Thursday, November 4th, 2010

Automatically draft all your deal documents at the same time!

If you’re a corporate lawyer whose life involves deal work for growing companies, chances are you’re intimately familiar with the National Venture Capital Association’s model legal documents.  This set of eight documents is immediately recognizable to most firms that practice in this space, and whether firms use the documents in their original form or modify them to suit their preferences, most would agree they are the gold standard for venture capital investment transactions.

The NVCA says these documents “are intended to reflect current practices and customs, and . . . one of our goals in drafting these documents is also to reflect “best practices” and avoid hidden legal traps.”  The documents contain explanatory footnotes and are widely believed to present a fair balance between VC- and company-favorable terms.  According to the NVCA, use of these documents is also intended to “reduce transaction costs and time.”

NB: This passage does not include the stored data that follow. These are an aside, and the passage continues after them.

struct cna_ctx {
  int device = 0;
  hipStream_t stream = nullptr;
  hipStream_t copy_stream = nullptr;
  hipStream_t coef_stream = nullptr;
  hipEvent_t gram_done = nullptr;
  hipEvent_t scal_ready = nullptr;
  double* gram_buf = nullptr;
  hipEvent_t null_done = nullptr;
  void* h_hint = nullptr;
  void* h_gram = nullptr;
  int64_t h_gram_cap = 0;
  double* gram_mirror = nullptr;
  bool gram_mirrored = false;
  double t_gram_fetched = 0.0;
  void* h_scal = nullptr;
  void* h_res = nullptr;
  int64_t h_res_cap = 0;
  NullPass null;
  CellColumns cells;
  int64_t gram_cap = 0;
  int gram_n = 0;
  std::atomic<int64_t> dev_bytes{0};
  std::recursive_mutex alloc_mu;

  int rank = 0, nranks = 1;
  void* comm = nullptr;
  void* comm_halo = nullptr;
  void* shm = nullptr;
  bool halo_on = false;
  int64_t* halo_send_idx = nullptr;
  int64_t* halo_recv_idx = nullptr;
  std::vector<int64_t> halo_send_cnt, halo_recv_cnt;
  int64_t halo_ns = 0, halo_nr = 0;
  int32_t* halo_rows_b = nullptr;
  int32_t* halo_rows_i = nullptr;
  int64_t halo_nb = 0, halo_ni = 0;
  hipStream_t halo_stream = nullptr;
  hipEvent_t halo_e1 = nullptr, halo_e2 = nullptr;
  void* halo_sbuf = nullptr;
  void* halo_rbuf = nullptr;
  int64_t halo_sbuf_cap = 0, halo_rbuf_cap = 0;

  int64_t n_global = 0, row0 = 0, n_local = 0, rows_per_rank = 0, n_pad = 0, nnz = 0;
  int64_t* indptr = nullptr;
  int32_t* indices = nullptr;
  void* data = nullptr;
  int data_f64 = 0;
  double self_weight = 1.0;
  double* colsum = nullptr;
  int64_t* orig_idx = nullptr;
  bool local_view = false;
  bool have_colsum = false;

  int N = 0, ld = 0;
  int32_t* sid = nullptr;
  int64_t sid_n = 0;
  double* counts = nullptr;
  void* cellinfo = nullptr;
  int64_t cellinfo_cap = 0;
  bool cellinfo_valid = false;

  bool t_compact = false;
  int64_t t_rows = 0;
  int32_t* idx_t = nullptr;
  int64_t idx_t_n = 0;
  int32_t* halo_rows_safe = nullptr;
  int32_t* halo_rows_need = nullptr;
  int64_t halo_nsafe = 0, halo_nneed = 0;
  bool halo_wait_pending = false;
  bool halo_safe_launch = false;
  bool sp_dense_interior_off = false;
  int64_t sp_pair_rows = 0;
  double* T[2] = {nullptr, nullptr};
  int64_t t_cap = 0;
  int t_cur = 0, t_width = 0, t_ld = 0, steps_done = 0;
  bool t_valid = false;
  bool state_f32_mode = false;
  bool t_f32[2] = {false, false};
  double* dense_s = nullptr;
  int64_t dense_cap = 0;

  double* nam = nullptr;
  int64_t nam_cap = 0;
  bool nam_valid = false;

  double* X = nullptr;
  int64_t x_cap = 0;
  double* resid_f = nullptr;
  int64_t resid_f_cap = 0;
  int resid_rk = 0, resid_n = 0;
  double* X2 = nullptr;
  int64_t x2_cap = 0;
  int64_t nx = 0;
  int Nx = 0, ldx = 0;
  int64_t* keep_idx = nullptr;
  int64_t* keep_store = nullptr;
  int64_t keep_cap = 0;
  bool x_valid = false, x_from_nam = false;
  int64_t x_gen = 0;
  bool x_ident = false;
  std::vector<double> byp_hint;
  std::vector<double> byp_y;
  bool byp_valid = false;
  bool byp_with_q = false;
  bool byp_skip_nam = false;
  bool nam_lazy = false;
  int lazy_steps_before = 0;
  bool byp_arm = false;
  void* pair_buf = nullptr;
  void* byp_buf = nullptr;

  double* stat = nullptr;
  int stat_space = -1;
  void* auto_state = nullptr;
  const int* auto_stop = nullptr;
  bool auto_pending = false;
  int auto_max = 0, auto_queued = 0;
  double* ncorrs = nullptr;
  int64_t ncorrs_cap = 0;
  bool ncorrs_valid = false;

  double* zc = nullptr;
  int64_t zc_cap = 0;
  int zc_ld = 0, zc_cols = 0, zc_rows = 0;
  void* gt = nullptr;
  int64_t gt_cap = 0;

  void* scratch = nullptr;
  int64_t scratch_cap = 0;
  void* proj = nullptr;
  int64_t proj_cap = 0, proj_rows = 0;
  int proj_ld = 0, proj_cols = 0;
  bool proj_valid = false;
  void* h_gt = nullptr;
  int64_t h_gt_cap = 0;
  hipEvent_t gt_done = nullptr;
  hipEvent_t stage_done = nullptr;
  int gt_pending_P = 0;
  int64_t gt_off_out = 0;
  void* sp_pair = nullptr;
  void* sp_cnt = nullptr;
  int64_t sp_rows = 0;
  void* i8_buf = nullptr;
  int64_t i8_cap = 0;
  void* xq = nullptr;
  int64_t xq_cap = 0;
  void* xq_scale = nullptr;
  int64_t xq_scale_cap = 0;
  bool xq_valid = false;
  int64_t xq_rows = 0;
  int xq_KS = 0;
  unsigned long long* i8_qcount = nullptr;
  void* null_part = nullptr;
  int64_t null_part_cap = 0;
  void* rp16_buf = nullptr;
  int64_t rp16_cap = 0;
  void* scratch2 = nullptr;
  int64_t scratch2_cap = 0;
  hipStream_t gram_stream = nullptr;
  int gram_stream_state = 0;
  hipEvent_t gram_pre_done = nullptr, range_done = nullptr;
  bool gram_pre = false;
  bool gram_pre_pending = false;
  void* gram_part = nullptr;
  int64_t gram_part_cap = 0;
  GramPlan gram_pre_plan;
  int gram_tiles_nt = -1;
  void* gram_tiles_ptr = nullptr;
  int64_t gram_tiles_cap = 0;

  void* expr = nullptr;

  bool prof = false;
  uint64_t prof_mask = ~0ull;
  double prof_ms[CNA_K_COUNT] = {0};
  int64_t prof_n[CNA_K_COUNT] = {0};
  std::vector<ProfSpan> prof_pending;
  std::vector<hipEvent_t> ev_pool;
  std::mutex prof_mu;
};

And that’s where we come in.  At Brightleaf, our goal is to bring intelligent document automation to lawyers everywhere.  For law firms, this means helping them respond to client demands for increased value and efficiency in the way they produce documents.  And the NVCA’s data shows that firms are producing a LOT of their documents.  Even in 2009, an admittedly slow year, law firms drafted documents for deals representing over $15 billion in venture capital investments.  And most people agree that the current production method for these documents is inefficient at best.  According to the NVCA, “our industry on a daily basis goes through an expensive and inefficient process of ‘re-inventing the flat tire.’”  The NVCA responded to this problem by drafting form legal documents everyone could use, and we’re taking the next logical step: automating the NVCA documents.

How did we do this?  Our team of experienced corporate lawyers reviewed and identified each of the substantive questions and structural possibilities in the NVCA documents.  They then used our Microsoft Word-based Template Factory to turn these documents into automated templates for law firms to use.  There was no programming involved and the process took days, not months.  The result?  With just a couple hours of training, lawyers can now log into Brightleaf and draft the NVCA financing documents in a way that’s more intelligent and efficient.  That makes the lawyers AND their clients happy.  And we think this is pretty exciting.

b.leaf in Mass High Tech (again!)

Wednesday, October 7th, 2009

Another nice mention in Mass High Tech today–this time in Jim Shakenbach’s article on the use of automation technologies to manage growing regulatory and paperwork burdens.

Full article here.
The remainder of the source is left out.